Сладко, когда на просторах морских разыгрываются ветры,С твердой земли наблюдать за бедою, постигшей другого,Не потому, что для нас чьи-либо муки приятны,Но потому, что себя вне опасности чувствовать сладко.Сладко смотреть на войска на поле сраженья в жестокойБитве, когда самому не грозит никакая опасность.
(II, 1–6. Пер. Ф. А. Петровского)«Эта дистанцированная позиция наблюдателя, – замечает Ямпольский, – возможна у Лукреция и Эпикура прежде всего потому, что в хаосе катастрофы природа творит новые гармонические формы»232. Формы, добавим от себя, которые вполне способны быть не только чисто природными, но и культурными, как об этом писал Шатобриан. По-видимому, таким способом (и такой ценой) могла воплотиться идея о происхождении архитектуры непосредственно из природы, занимавшая многих авторов XVIII века233.
Но если архитектура возникает в природе, не будучи отделена от нее непреодолимой гранью, то и в ее возвращении в природу нет ничего трагического, и руины печальны не более, чем осенние листья. Поэтому языческий мудрец, с высоты своей атараксии следящий за круговоротом природных циклов, безмятежен и холоден. Взаимное перетекание природы и культуры (а также живых и мертвых и даже людей и животных), наблюдавшееся теми, кто не видел в них противоположности, не оставляет места ни для исторической рефлексии, ни для исторического пессимизма.
2
Распадающаяся геометрия руин возвращается в природу. Знак, созданный человеком, перестает отличаться от места.
Руина – след того, что прошло и умерло. В классической архитектуре, по словам Григория Ревзина,
здание, выстроенное на месте разрушенного, в некотором смысле становится местом для памяти, заново вмещает то содержание, которое в нем было… Архитектура для классики является не предметом памяти, но местом для нее. Но в неких исключительных случаях необходимо сохранить именно память об архитектуре.
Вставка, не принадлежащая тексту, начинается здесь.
static thread_local std::string g_err;
static int fail(const char* fmt, ...) {
    char buf[512];
// ... 257 lines not shown
    std::vector<WsEntry> ws;
    std::map<std::string, int> ws_index;
    std::string ws_names;
    bool planning = true;
    float *pe[kMaxRes], *pet[kMaxRes];
    float *pe2[kMaxRes], *pet2[kMaxRes];
    bool attc2 = false;
    bool attc1 = true;
    int attc_cap = 64;
    int xcd_map = 1;
    int n_wg_r = 0, n_cs_r = 0;
    long long bucket_split = 0;
    long long bucket_split_hi = 0;
    int n_wg_hi = 0, n_cs_hi = 0;
    int n_wg_short = 0;
    float *featc[kMaxRes], *ex0[kMaxRes], *edx0[kMaxRes], *edout[kMaxRes];
    CentreBuf E[kMaxRes];
    float *xp0[kMaxRes], *dxp0[kMaxRes], *resid[kMaxRes];
    std::vector<CentreBuf> P[kMaxRes];
    std::vector<float*> Rx[kMaxRes], dRx[kMaxRes];
    std::vector<RegBuf> R[kMaxRes];
    float *hin, *h1, *logits, *dlogits, *dh1, *dhin, *loss, *loss_part, *tdbg;
    float* dfreq_part = nullptr;
    bool reg_dfreq_ok = false;
    bool ig_smem_ok = false;
    float* abl_stash[kMaxRes] = {};
    float* abl_freq = nullptr;
    uint8_t* abl_mask[kMaxRes] = {};
    void* abl_mem = nullptr;
    unsigned* coal_tab = nullptr;
// ... 195 lines not shown
            t.k0 = k0;
            t.toff = -1;
            out.push_back(t);
        }
}
static WgJob wg1(const float* A, int lda, const float* B, int ldb, int rpg, float* C, int ldc, int Nn, int Kk) {
    WgJob j;
    memset(&j, 0, sizeof j);
    j.seg[0] = WgSeg{A, B, lda, ldb, rpg};
    j.nseg = 1;
    j.C = C;
    j.ldc = ldc;
    j.Nn = Nn;
    j.Kk = Kk;
    return j;
}
static void push_cs(std::vector<CsTile>& out, const float* src, int ld, int ncols, int rpg, int div, float* dst, const float* src2 = nullptr) {
    for (int c0 = 0; c0 < ncols; c0 += 64) out.push_back(CsTile{src, dst, ld, ncols, c0, rpg, div, src2});
}
static void push_post_cs(std::vector<CsTile>& out, const cf_handle* h, const float* part, int dff, int rpg,
                         const std::string& att_pre, const std::string& ff_pre, int div = kTile) {
    const int kD = h->cfg.d_emb;
    const int pw = post_partial_width(dff, kD);
    push_cs(out, part + 0, pw, kD, rpg, div, h->G_(ff_pre + "ln.weight"));
    push_cs(out, part + kD, pw, kD, rpg, div, h->G_(ff_pre + "ln.bias"));
    push_cs(out, part + 2 * kD, pw, kD, rpg, div, h->G_(ff_pre + "l2.bias"));
    push_cs(out, part + 3 * kD, pw, dff, rpg, div, h->G_(ff_pre + "l1.bias"));
    push_cs(out, part + 3 * kD + dff, pw, kD, rpg, div, h->G_(att_pre + "ln.weight"));
    push_cs(out, part + 4 * kD + dff, pw, kD, rpg, div, h->G_(att_pre + "ln.bias"));
    push_cs(out, part + 5 * kD + dff, pw, kD, rpg, div, h->G_(att_pre + "ff.bias"));
// ... 131 lines not shown
                const float* xin = l == 0 ? b.xin : h->P[r][l - 1].out;
                float* gc = h->G_(lp + "self_att.c_att.weight");
                push_centre_wg(wg, h, b, xin, kD, S, c.pair_dff, h->G_(lp + "self_att.p_att.weight"), gc, gc + (size_t)kD * kD,
                               lp + "self_att.", lp + "ff.", c.pair_heads);
                if (h->trunk) push_post_cs(cs, h, b.partial, c.pair_dff, 1, lp + "self_att.", lp + "ff.", 1);
                else push_post_cs(cs, h, b.partial, c.pair_dff, S, lp + "self_att.", lp + "ff.");
            }
        }
        for (int l = 0; l < c.reg_layers; ++l) {
            std::vector<WgTile>& wgR = l >= c.reg_layers / 2 ? wgHi : wgLo;
            std::vector<CsTile>& csR = l >= c.reg_layers / 2 ? csHi : csLo;
            const std::string lp = fmt("regulation.%d.transformer.layers.%d.", bs, l);
            const RegBuf& b = h->R[r][l];
            const int dff = c.reg_dff;
            const int RDm = c.reg_dmodel, RW = 4 * RDm;
            if (l + 1 == c.reg_layers && h->reg_row0 && h->reg8) {
                float* ga = h->G_(lp + "self_att.att.weight");
                push_wg(wgShort, wg1(b.dqkvg, T * RW, h->Rx[r][l], T * kD, 1, ga, kD, RDm, kD));
                push_wg(wgR, wg1(b.dqkvg + RDm, RW, h->Rx[r][l], kD, T, ga + (size_t)RDm * kD, kD, 2 * RDm, kD));
                push_wg(wgShort, wg1(b.dqkvg + 3 * RDm, T * RW, h->Rx[r][l], T * kD, 1, ga + (size_t)3 * RDm * kD, kD, RDm, kD));
                push_wg(wgShort, wg1(b.dt1, T * kD, b.a, T * RDm, 1, h->G_(lp + "self_att.ff.weight"), RDm, kD, RDm));
                push_wg(wgShort, wg1(b.dpre1, T * dff, b.y1, T * kD, 1, h->G_(lp + "ff.l1.weight"), kD, dff, kD));
                push_wg(wgShort, wg1(b.dt2, T * kD, b.hdn, T * dff, 1, h->G_(lp + "ff.l2.weight"), dff, kD, dff));
            } else {
            push_wg(wgR, wg1(b.dqkvg, RW, h->Rx[r][l], kD, T, h->G_(lp + "self_att.att.weight"), kD, RW, kD));
            push_wg(wgR, wg1(b.dt1, kD, b.a, RDm, T, h->G_(lp + "self_att.ff.weight"), RDm, kD, RDm));
            push_wg(wgR, wg1(b.dpre1, dff, b.y1, kD, T, h->G_(lp + "ff.l1.weight"), kD, dff, kD));
            push_wg(wgR, wg1(b.dt2, kD, b.hdn, dff, T, h->G_(lp + "ff.l2.weight"), dff, kD, dff));
            }
            if (h->reg8) {
                const std::string ap = lp + "self_att.", fp = lp + "ff.";
                push_cs(csR, h->dRx[r][l + 1], kD, kD, T, 1, h->G_(fp + "ln.weight"), b.xh2);
                push_cs(csR, h->dRx[r][l + 1], kD, kD, T, 1, h->G_(fp + "ln.bias"));
                push_cs(csR, b.dt2, kD, kD, T, 1, h->G_(fp + "l2.bias"));
                push_cs(csR, b.dpre1, dff, dff, T, 1, h->G_(fp + "l1.bias"));
                push_cs(csR, b.dy1, kD, kD, T, 1, h->G_(ap + "ln.weight"), b.xh1);
                push_cs(csR, b.dy1, kD, kD, T, 1, h->G_(ap + "ln.bias"));
                push_cs(csR, b.dt1, kD, kD, T, 1, h->G_(ap + "ff.bias"));
            } else {
                push_post_cs(csR, h, b.partial, dff, T, lp + "self_att.", lp + "ff.");
            }
            push_cs(csR, b.dgam, c.reg_heads, c.reg_heads, 1, 1, h->G_(lp + "self_att.gamma_f"));
        }
    }
// ... 56 lines not shown
    wg.insert(wg.begin(), wgHi.begin(), wgHi.end());
    cs.insert(cs.begin(), csLo.begin(), csLo.end());
    cs.insert(cs.begin(), csHi.begin(), csHi.end());
    h->wg_flops_per_gene = 0.0;
    for (const WgTile& t : wg) {
        if (t.n0 || t.k0) continue;
        for (int sgi = 0; sgi < t.nseg; ++sgi) h->wg_flops_per_gene += 2.0 * t.seg[sgi].rows_per_gene * (double)t.Nn * t.Kk;
    }
    if (h->wg_tiles) (void)hipFree(h->wg_tiles);
    if (h->cs_tiles) (void)hipFree(h->cs_tiles);
    h->n_wg = (int)wg.size();
    h->n_cs = (int)cs.size();
    HIP_TRY(hipMalloc(&h->wg_tiles, wg.size() * sizeof(WgTile)));
    HIP_TRY(hipMalloc(&h->cs_tiles, cs.size() * sizeof(CsTile)));
    HIP_TRY(hipMemcpy(h->wg_tiles, wg.data(), wg.size() * sizeof(WgTile), hipMemcpyHostToDevice));
    HIP_TRY(hipMemcpy(h->cs_tiles, cs.data(), cs.size() * sizeof(CsTile), hipMemcpyHostToDevice));
    return 0;
}

extern "C" int cf_abi_version(void) { return CF_ABI_VERSION; }
extern "C" const char* cf_last_error(void) { return g_err.c_str(); }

Тогда остаются руины… Память и место для памяти меняются местами, архитектура оставляет свое место пустым для того, чтобы было куда поместить память о ней234.
В статье «Почему от WTC не осталось руин?», выдержку из которой мы привели, Ревзин начинает свое рассуждение с искусства памяти – но память модерна нуждается в текстах, а не в мнемонических местах, о которых писала Фрэнсис Йейтс235. Книга не просто убила здание, как об этом говорил священник у Гюго, текст в определенном смысле заместил собой физический мир.
Поэтому совершенно неважно, что постройки из металла и стекла, разрушаясь, превращаются в неэстетичный мусор – скорее следовало бы сказать, что они самоустраняются, но самым значительным из них культура позволяет жить дальше в качестве текстов.
Как писал американский философ Маршалл Берман, «быть модерным – значит быть частью вселенной, в которой, как сказал Маркс, „все твердое растворяется в воздухе“»236. Процитированная Берманом фраза (в оригинале – «all that is solid melts into air») происходит из английского текста «Манифеста коммунистической партии», в русском же переводе ее почему-то нет.
Руины в таком случае символизируют связь с распадающейся на части традицией и соответствуют фразе Джона Донна из поэмы «Первая годовщина»:
‘Tis all in pieces, all coherence gone,All just supply and all relation.
(The First Anniversary. 213–214)На атомы Вселенная крошится,Все связи рвутся, все в куски дробится.
(Пер. О. Б. Румера)Видимо, так чуткие наблюдатели воспринимали первую фазу модернизации.